Clinical trials of MSCs in the treatment of liver failure

At present, although there are fewer clinical studies on MSC therapy for liver failure, previous studies have consistently agreed that MSCs can effectively treat liver failure. In an open-label randomized controlled study, allogeneic BM-MSC transplantation reduced serum TBIL and model for end-stage liver disease (MELD) scores in 56 patients with hepatitis B virus (HBV)-related acute-on-chronic liver failure (ACLF) that were injected with about 1 to 10 × 105 cells/kg weekly for 4 weeks and followed up for 24 weeks. Meanwhile, BM-MSCs can reduce the incidence of serious infection and increase the cumulative survival rate. After treatment with BM-MSCs, no tumors were detected in any trial patients; however, fever occurred more frequently [62]. In a 24-month prospective study, the researchers used a single infusion of 100 × 106 UC-MSCs through the hepatic artery to treat 11 patients with HBV-related ACLF. In the treatment group, serum ALB, ALT, AST, bilirubin, direct bilirubin, PT, international standardized ratio (INR), and MELD scores were significantly improved after 4 weeks of UC-MSC transplantation, and levels of ALB, PT, and INR also increased significantly at 24 months [63]. In a clinical trial conducted by Shi et al., UC-MSCs (0.5 × 106 cells/kg) were intravenously infused three times at 4-week intervals to assess their therapeutic effects in 20 patients with HBV-associated ACLF. UC-MSC infusion significantly increased serum ALB, cholinesterase, prothrombin activity, platelet counts, and survival rate of patients with ACLF and decreased TBIL, ALT levels, and MELD scores [64]. Autologous BM-MSC transplantation through the hepatic artery is safe for patients with HBV-associated liver failure. Short-term outcomes are favorable; however, long-term outcomes have not improved significantly. The levels of ALB, TBIL, PT, and MELD scores in the transplantation group were significantly improved at about 2 to 3 weeks after transplantation; however, incidence of hepatocellular carcinoma or mortality did not differ significantly between the BM-MSC transplantation group and the control group after 192 weeks of follow-up [65].
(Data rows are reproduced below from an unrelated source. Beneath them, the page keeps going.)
__device__ __forceinline__ int uni(int v) { return __builtin_amdgcn_readfirstlane(v); }
__device__ __forceinline__ long long uni64(long long v)
{
    const unsigned int lo = (unsigned int)__builtin_amdgcn_readfirstlane((int)(unsigned int)v), hi = (unsigned int)__builtin_amdgcn_readfirstlane((int)(unsigned int)((unsigned long long)v >> 32));
    return (long long)(((unsigned long long)hi << 32) | lo);
}
template <typename T> __device__ __forceinline__ T *uni_ptr(T *p)
{
    typedef __attribute__((address_space(1))) T GT;
    return (T *)(GT *)uni64((long long)p);
}

__host__ __device__ constexpr int sel_slice_bytes(int cap) { return 2 * cap; }

__device__ __forceinline__ void select_ring(BatchView &b, int r, int s, int lane, unsigned char *smem_w, int cap, bool may_defer, unsigned int *scratch)
{
    r = uni(r); s = uni(s);
    const int64_t off = uni64(b.off[s]);
    const int *rb = b.ring_begin + s * 65;
    const int rbeg = uni(rb[r]), rend = uni(rb[r + 1]), len = rend - rbeg;
    const int S = rbeg + 5, E = rend - 6;
    int *sel_sh = uni_ptr(b.sel_sharp + (size_t)((s * 64 + r) * kSectors) * 20);
    int *sel_sh_n = uni_ptr(b.sel_sharp_n + (s * 64 + r) * kSectors);
    int *sel_fl = uni_ptr(b.sel_flat + (size_t)((s * 64 + r) * kSectors) * 4);
    int *sel_fl_n = uni_ptr(b.sel_flat_n + (s * 64 + r) * kSectors);
    if (E - S < 6 || len > kRingCap) {
        if (lane < kSectors) { sel_sh_n[lane] = 0; sel_fl_n[lane] = 0; }
        if (lane == 0 && len > kRingCap) atomicOr(&b.status[s], kStatusRingOverflow);
        for (int i = lane; i < len; i += 64) b.label[off + rbeg + i] = 0;
        return;
    }
    if (len > cap) {
        if (may_defer && lane == 0) b.sel_todo[1 + atomicAdd(&b.sel_todo[0], 1)] = (s << 6) | r;
        return;
    }
    unsigned char *picked = smem_w;
    signed char *label = uni_ptr((signed char *)(b.label + off + rbeg));
    const float *curv = uni_ptr(b.curv + off + rbeg);
    const int span = E - S;
    unsigned long long *gap = (unsigned long long *)(picked + cap);
    for (int i0 = 0; i0 < len + 64; i0 += 64) {
        const int i = i0 + lane;
        unsigned char g = 0;
        if (i < len) { picked[i] = 0; label[i] = 0; g = b.gap[off + rbeg + i]; }
        const unsigned long long mk = __ballot(g != 0);
        if (lane == 0) gap[i0 >> 6] = mk;
    }
    __builtin_amdgcn_wave_barrier();
    for (int j = 0; j < kSectors; j++) {
        const int sp = 5 + span * j / 6;
        const int ep = 5 + span * (j + 1) / 6 - 1;
        const int slen = ep - sp + 1;
        if (slen <= 5 * 64) select_sector<5>(lane, j, sp, slen, rbeg, curv, picked, label, gap, sel_sh, sel_sh_n, sel_fl, sel_fl_n, scratch);
        else if (slen <= 6 * 64) select_sector<6>(lane, j, sp, slen, rbeg, curv, picked, label, gap, sel_sh, sel_sh_n, sel_fl, sel_fl_n, scratch);
        else select_sector<kSelMaxPerLane>(lane, j, sp, slen, rbeg, curv, picked, label, gap, sel_sh, sel_sh_n, sel_fl, sel_fl_n, scratch);
    }
}

constexpr int kSelSmallCap = 2304, kSelBigGrid = 128;

__global__ __launch_bounds__(256, 8) void k_select(BatchView b, int cap, int from_list)
{
    const int lane = threadIdx.x & 63, wave = __builtin_amdgcn_readfirstlane((int)(threadIdx.x >> 6));
    extern __shared__ __align__(16) unsigned char smem[];
    unsigned char *smem_w = smem + wave * sel_slice_bytes(cap);
    unsigned int *scratch = (unsigned int *)(smem + 4 * sel_slice_bytes(cap) + wave * kSelScratch);
    if (!from_list) {
        select_ring(b, blockIdx.x * 4 + wave, b.scan0 + blockIdx.y, lane, smem_w, cap, true, scratch);
    } else {
        const int n_todo = b.sel_todo[0];
        for (int k = blockIdx.x * 4 + wave; k < n_todo; k += gridDim.x * 4) {
            const int e = b.sel_todo[1 + k];
            select_ring(b, e & 63, e >> 6, lane, smem_w, cap, false, scratch);
        }
    }
}

constexpr int kVoxBucketSegsBig = 1024;
constexpr int kVoxSmallSlots = 9, kVoxSmallBits = 10;
constexpr int kVoxBigSlots = kRingCap / 256, kVoxBigBits = 12;
constexpr int kVoxBigGrid = 512;
template <int kSlots, int kBits, bool kSmall>
struct VoxCfg {
    static constexpr int kSegCap = kSmall ? 256 * kSlots : kVoxBucketSegsBig;
    static constexpr int kHistBytes = (1 << kBits) * 4 > kSegCap * 2 ? (1 << kBits) * 4 : kSegCap * 2;
    static constexpr int kKeyBytes = kSmall ? kSegCap * 4 + kSegCap * 2 + kSegCap * 2 + kHistBytes : kRingCap * 8;
    static constexpr int kLds = kKeyBytes + 1024 + kSlots * 4 * 8 + kSlots * 4 * 4;
};
constexpr int kVoxLdsSmall = VoxCfg<kVoxSmallSlots, kVoxSmallBits, true>::kLds;
constexpr int kVoxLdsBig = VoxCfg<kVoxBigSlots, kVoxBigBits, false>::kLds;
static_assert(2 * kVoxBucketSegsBig * 8 + (1 << kVoxBigBits) * 4 <= kRingCap * 8, "bucket sort scratch must fit the key region");
#ifdef LMONO_VOX_PROF
#define VT(i) { if (blockIdx.x == 20 && blockIdx.y == 3 && threadIdx.x == 0) vt[i] = clock64(); }
#else
#define VT(i)
#endif

__device__ __forceinline__ float wave_min_f(float v)
{
#pragma unroll
    for (int o = 32; o > 0; o >>= 1) v = fminf(v, __shfl_xor(v, o));
    return v;
}
__device__ __forceinline__ float wave_max_f(float v)
{
#pragma unroll
    for (int o = 32; o > 0; o >>= 1) v = fmaxf(v, __shfl_xor(v, o));
    return v;
}

template <int kVoxSlots, int kVoxBucketBits, bool kSmall>
__device__ __forceinline__ void voxel_ring(BatchView &b, int r, int s);

template <int kVoxSlots, int kVoxBucketBits, bool kSmall>
__global__ __launch_bounds__(256) void k_voxel(BatchView b)
{
    if (kSmall) voxel_ring<kVoxSlots, kVoxBucketBits, kSmall>(b, blockIdx.x, b.scan0 + blockIdx.y);
    else {
        const int n_todo = b.vox_todo[0];
        for (int k = blockIdx.x; k < n_todo; k += gridDim.x) {
            const int e = b.vox_todo[1 + k];
            voxel_ring<kVoxSlots, kVoxBucketBits, kSmall>(b, e & 63, e >> 6);
            __syncthreads();
        }
    }
}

Exploring the best method of MSC therapy for liver failure

Although many studies have confirmed the effectiveness of MSCs in treating liver failure, there is no standard protocol for MSC therapy. Numerous issues need further investigation regarding MSC treatment for liver failure, including selection of the optimal transplantation route, therapeutic effects of MSCs from different sources, and MSC colonization in vivo.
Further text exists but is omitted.